I make sure to turn the hot water back on so it’ll be hot by the time we get home. I then throw on (probably too many) layers of clothes and put Bambi in a sweatshirt and hit the road in our (new to us) van.
We realize on the way to the flea market we have no cash. Cash is king at the flea market, so we stop at a Trader Joe’s on the way. We need coconut oil and sweetened condensed milk. George runs in while I wait in the car. Trader Joe’s has neither coconut oil nor sweetened condensed milk, so George grabs beer and chocolate. Good choices, my husband, good choices. And we’re on the road again!
Finally make it to the flea market. Bambi doesn’t like to walk at the flea market. I don’t know if she is scared of the big dogs or she’s just a princess, but I carry her the entire time. My arms ache, but I try to think of it as a workout. We find a few treasures, nothing spectacular, but a few things that we think will sell. We never buy anything for ourselves. It’s hard, but when we’re at the flea market we aren’t looking for ourselves, we’re looking to make money.
We managed to make our way around the flea market and see everything. George brought a few things with him that he sold to a friend, so we leave the flea market to drop off that stuff. I’m fully aware that it’s ironic that George makes most of his money making and selling stuff. Not everyone is a minimalist and that’s ok.
We drop off the stuff and since Trader Joe’s was so bare, we head to a different grocery store on the way home. I try to get most of my groceries from our CSA, but it’s the end of the month and our cupboards are bare!
We finally get back home. By this time, I’m getting hangry, so I fix a small snack.
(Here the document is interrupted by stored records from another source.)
int vs_sisnr_loss(const vs_loss_dims* d, const float* mixed, const float* mask, const float* target, const float* phase,
                  const int* seq_len, void* ws, size_t ws_bytes, float* loss, float* dmask, float* est_wav, void* stream_) {
  hipStream_t stream = (hipStream_t)stream_;
  VsStftShape s;
  if (int rc = vs_stft_make_shape(d, &s)) return rc;
  const VsStftLayout L = vs_stft_layout(s);
  VS_REQUIRE(mixed && mask && target && phase && loss, "sisnr_loss: NULL argument");
  if (int rc = vs_stft_check_envelope(s)) return rc;
  VS_REQUIRE(ws && (reinterpret_cast<uintptr_t>(ws) & 255) == 0 && ws_bytes >= L.total, "sisnr_loss: workspace too small or misaligned (%zu < %zu)", ws_bytes, L.total);
  const int M = s.B * s.T;
  const long long nspec = (long long)M * s.F;
  float* basis = at<float>(ws, L.basis);
  float* env = at<float>(ws, L.env);
  const bool split = vs_stft_split(s);
  unsigned* amax = at<unsigned>(ws, L.amax);
  float* scales = at<float>(ws, L.scales);
  vs_istft_basis_launch(basis, s, scales + 6, stream);
  vs_istft_envelope_launch(env, s, stream);
  float* reim[2] = {at<float>(ws, L.reim_e), at<float>(ws, L.reim_t)};
  float* frames[2] = {at<float>(ws, L.frames_e), at<float>(ws, L.frames_t)};
  float* wav[2] = {at<float>(ws, L.wav_e), at<float>(ws, L.wav_t)};
  if (split) VS_CHECK_HIP(hipMemsetAsync(amax, 0, (size_t)3 * VS_AMAX_SLOTS * 4, stream));
  const unsigned cap = split ? 2048 : 16384;
  vs_spec_to_reim_launch(mixed, mask, phase, reim[0], s, split ? amax : nullptr, vs_grid_for(nspec, cap), stream);
  vs_spec_to_reim_launch(target, nullptr, phase, reim[1], s, split ? amax + VS_AMAX_SLOTS : nullptr, vs_grid_for(nspec, cap), stream);
  for (int q = 0; q < 2; ++q) {
    if (split) if (int rc = vs_scale_from_absmax_impl(amax + q * VS_AMAX_SLOTS, VS_AMAX_SLOTS, scales + 2 * q, stream)) return rc;
    if (int rc = vs_stft_contract(split, 0, reim[q], s.ldk, basis, s.ldk, frames[q], s.win, M, s.win, s.K, scales + 2 * q, scales + 6, stream)) return rc;
    vs_overlap_add_launch(frames[q], env, wav[q], s, stream);
  }
  if (est_wav) VS_CHECK_HIP(hipMemcpyAsync(est_wav, wav[0], (size_t)s.B * s.S * 4, hipMemcpyDeviceToDevice, stream));
  double* mom = at<double>(ws, L.mom);
  float* coef = at<float>(ws, L.coef);
  VS_CHECK_HIP(hipMemsetAsync(mom, 0, (size_t)s.B * 8 * 8, stream));
  const int gx = vs_opt(VS_OPT_DETERMINISTIC) ? 1 : (s.S + 256 * 16 - 1) / (256 * 16);
  hipLaunchKernelGGL(sisnr_moments_kernel, dim3(gx, s.B), dim3(256), 0, stream, wav[0], wav[1], seq_len, mom, s);
  hipLaunchKernelGGL(sisnr_finalize_kernel, dim3(1), dim3(64), 0, stream, mom, seq_len, coef, loss, s);
  if (dmask) {
    float* dwav = at<float>(ws, L.dwav);
    hipLaunchKernelGGL(sisnr_grad_kernel, dim3(gx, s.B), dim3(256), 0, stream, wav[0], wav[1], coef, dwav, s);
    float* dframes = frames[0];
    hipLaunchKernelGGL(overlap_add_bwd_kernel, dim3(vs_grid_for((long long)M * s.win, cap)), dim3(256), 0, stream, dwav, env, dframes, s,
                       split ? amax + 2 * VS_AMAX_SLOTS : nullptr);
    float* dreim = reim[0];
    if (split) if (int rc = vs_scale_from_absmax_impl(amax + 2 * VS_AMAX_SLOTS, VS_AMAX_SLOTS, scales + 4, stream)) return rc;
    if (int rc = vs_stft_contract(split, 1, dframes, s.win, basis, s.ldk, dreim, s.ldk, M, s.K, s.win, scales + 4, scales + 6, stream)) return rc;
    hipLaunchKernelGGL(reim_to_dmask_kernel, dim3(vs_grid_for(nspec, 16384)), dim3(256), 0, stream, mixed, mask, phase, dreim, dmask, s);
  }
  VS_LAUNCH_CHECK();
  return 0;
}
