# OpenVVC/OpenVVC

Hardware: AMD Instinct MI355X
Metric: decoded frames/sec, full rcn back-end decode step (H2D of the recorded picture + MC incl. BDOF/DMVR/affine-PROF/GPM/CIIP + LMCS + inverse transform + ordered intra pass + deblocking + SAO + ALF/CC-ALF + D2H of refined MVs + wait + per-picture digest + publication to the device DPB), 4K 10-bit RA rec (higher is better)
Workload: dtype u16 samples / int16 coefficients / int32 accumulate

## Files before the change

openvvc_amd/csrc/kernels_alf.hip:

```cpp
#include "ovvc_common.hip.h"

#ifndef OV_WPE_ALF
#define OV_WPE_ALF 0
#endif
#if OV_WPE_ALF > 0
#define OV_OCC_ALF __attribute__((amdgpu_waves_per_eu(OV_WPE_ALF)))
#else
#define OV_OCC_ALF
#endif

namespace {

#define TL 32
#define LH 3
#define LW (TL + 2 * LH)
#define LPAD 4
#define LWS 40
#define CH 2
#define CW (TL + 2 * CH)

struct AlfRect { int x0, y0, x1, y1; };
__device__ __forceinline__ AlfRect alf_clamp_rect(int border, int x0, int y0, int s, int w, int h)
{
    AlfRect r = { 0, 0, w - 1, h - 1 };
    if (border & OVHIP_BORDER_LEFT) r.x0 = x0;
    if (border & OVHIP_BORDER_UPPER) r.y0 = y0;
    if (border & OVHIP_BORDER_RIGHT) r.x1 = min(r.x1, x0 + s - 1);
    if (border & OVHIP_BORDER_BOTTOM) r.y1 = min(r.y1, y0 + s - 1);
    return r;
}

__device__ __forceinline__ int alf_clipd(int clip, int ref, int a, int b)
{
    return ov_clip3(a - ref, -clip, clip) + ov_clip3(b - ref, -clip, clip);
}

typedef short alf_s2 __attribute__((ext_vector_type(2)));
#define A6I(c) (((c) + 4) >> 1)
#define A6H(c) (((c) + 4) & 1)
#define A2I(c) ((c) >> 1)
#define A2H(c) ((c) & 1)
#define ALF_PK(da, ha, db, hb) __builtin_amdgcn_perm((db), (da), (uint32_t)((2 * (ha)) | ((2 * (ha) + 1) << 8) | ((4 + 2 * (hb)) << 16) | ((5 + 2 * (hb)) << 24)))
#define ALF_PK66(A, ca, B, cb) ALF_PK((A)[A6I(ca)], A6H(ca), (B)[A6I(cb)], A6H(cb))
#define ALF_PK22(A, ca, B, cb) ALF_PK((A)[A2I(ca)], A2H(ca), (B)[A2I(cb)], A2H(cb))
__device__ __forceinline__ uint32_t alf_dup(int v) { return __builtin_amdgcn_perm((uint32_t)v, (uint32_t)v, 0x01000100u); }
__device__ __forceinline__ int alf_tap(uint32_t pair, uint32_t cur2, uint32_t c2, uint32_t nc2, uint32_t f2, int sum)
{
    alf_s2 d = __builtin_bit_cast(alf_s2, pair) - __builtin_bit_cast(alf_s2, cur2);
    d = __builtin_elementwise_min(__builtin_elementwise_max(d, __builtin_bit_cast(alf_s2, nc2)), __builtin_bit_cast(alf_s2, c2));
    return __builtin_amdgcn_sdot2(d, __builtin_bit_cast(alf_s2, f2), sum, false);
}
__device__ __forceinline__ int alf_tap_lin(uint32_t pair, uint32_t f2, int sum)
{
    return __builtin_amdgcn_sdot2(__builtin_bit_cast(alf_s2, pair), __builtin_bit_cast(alf_s2, f2), sum, false);
}
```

George says I’m stingy because I won’t share, but he can have his own! I’m on a new eating regimen and I only get so many calories a day, so each one is precious! I know it’s mean.
I start by tackling the huge mound of dishes. Doing dishes is one of my most hated chores. The dishes never end! Before I even get to the end, I’m out of hot water. I switch the hot water off, so I can boil some more. In the mean time, I start tackling the bathroom.
While I relax, George sweeps the floors. Cleaning around our house is like a dance, it requires a lot of coordination and it’s difficult for two people to be in the same space at the same time. We usually just take different tasks and try to clean and cook at different times.
My afternoon snack was minuscule and I’m getting hungry again. But after cleaning up, I want something fast and easy. I picked up some gluten-free chicken nuggets on my grocery store trip, so I heat those up in our mini convection oven. I also fix a salad. I know it’s not the most healthy meal, but it’s fast, easy and I don’t have to clean much.
We head to a friend’s house. This particular friend is fixing up an old school bus to live in. I should have taken a few pictures, but I documenting every bit of your day is sort of weird. Right? I did manage to take a picture of the fire pit?
We head home. It’s Bambi’s second dinner time! I fix another snack and a glass of wine. Of course, I forgot to turn on the hot water so I watch a bit of TV while it heats up. We don’t have a real TV and live happily without one. (Here’s how.)
I fall asleep watching Dual Survivor.
I wake up and take a shower. I realize how lame I am.
Was this enlightening for you? My life isn’t always exciting, but it’s usually a good one.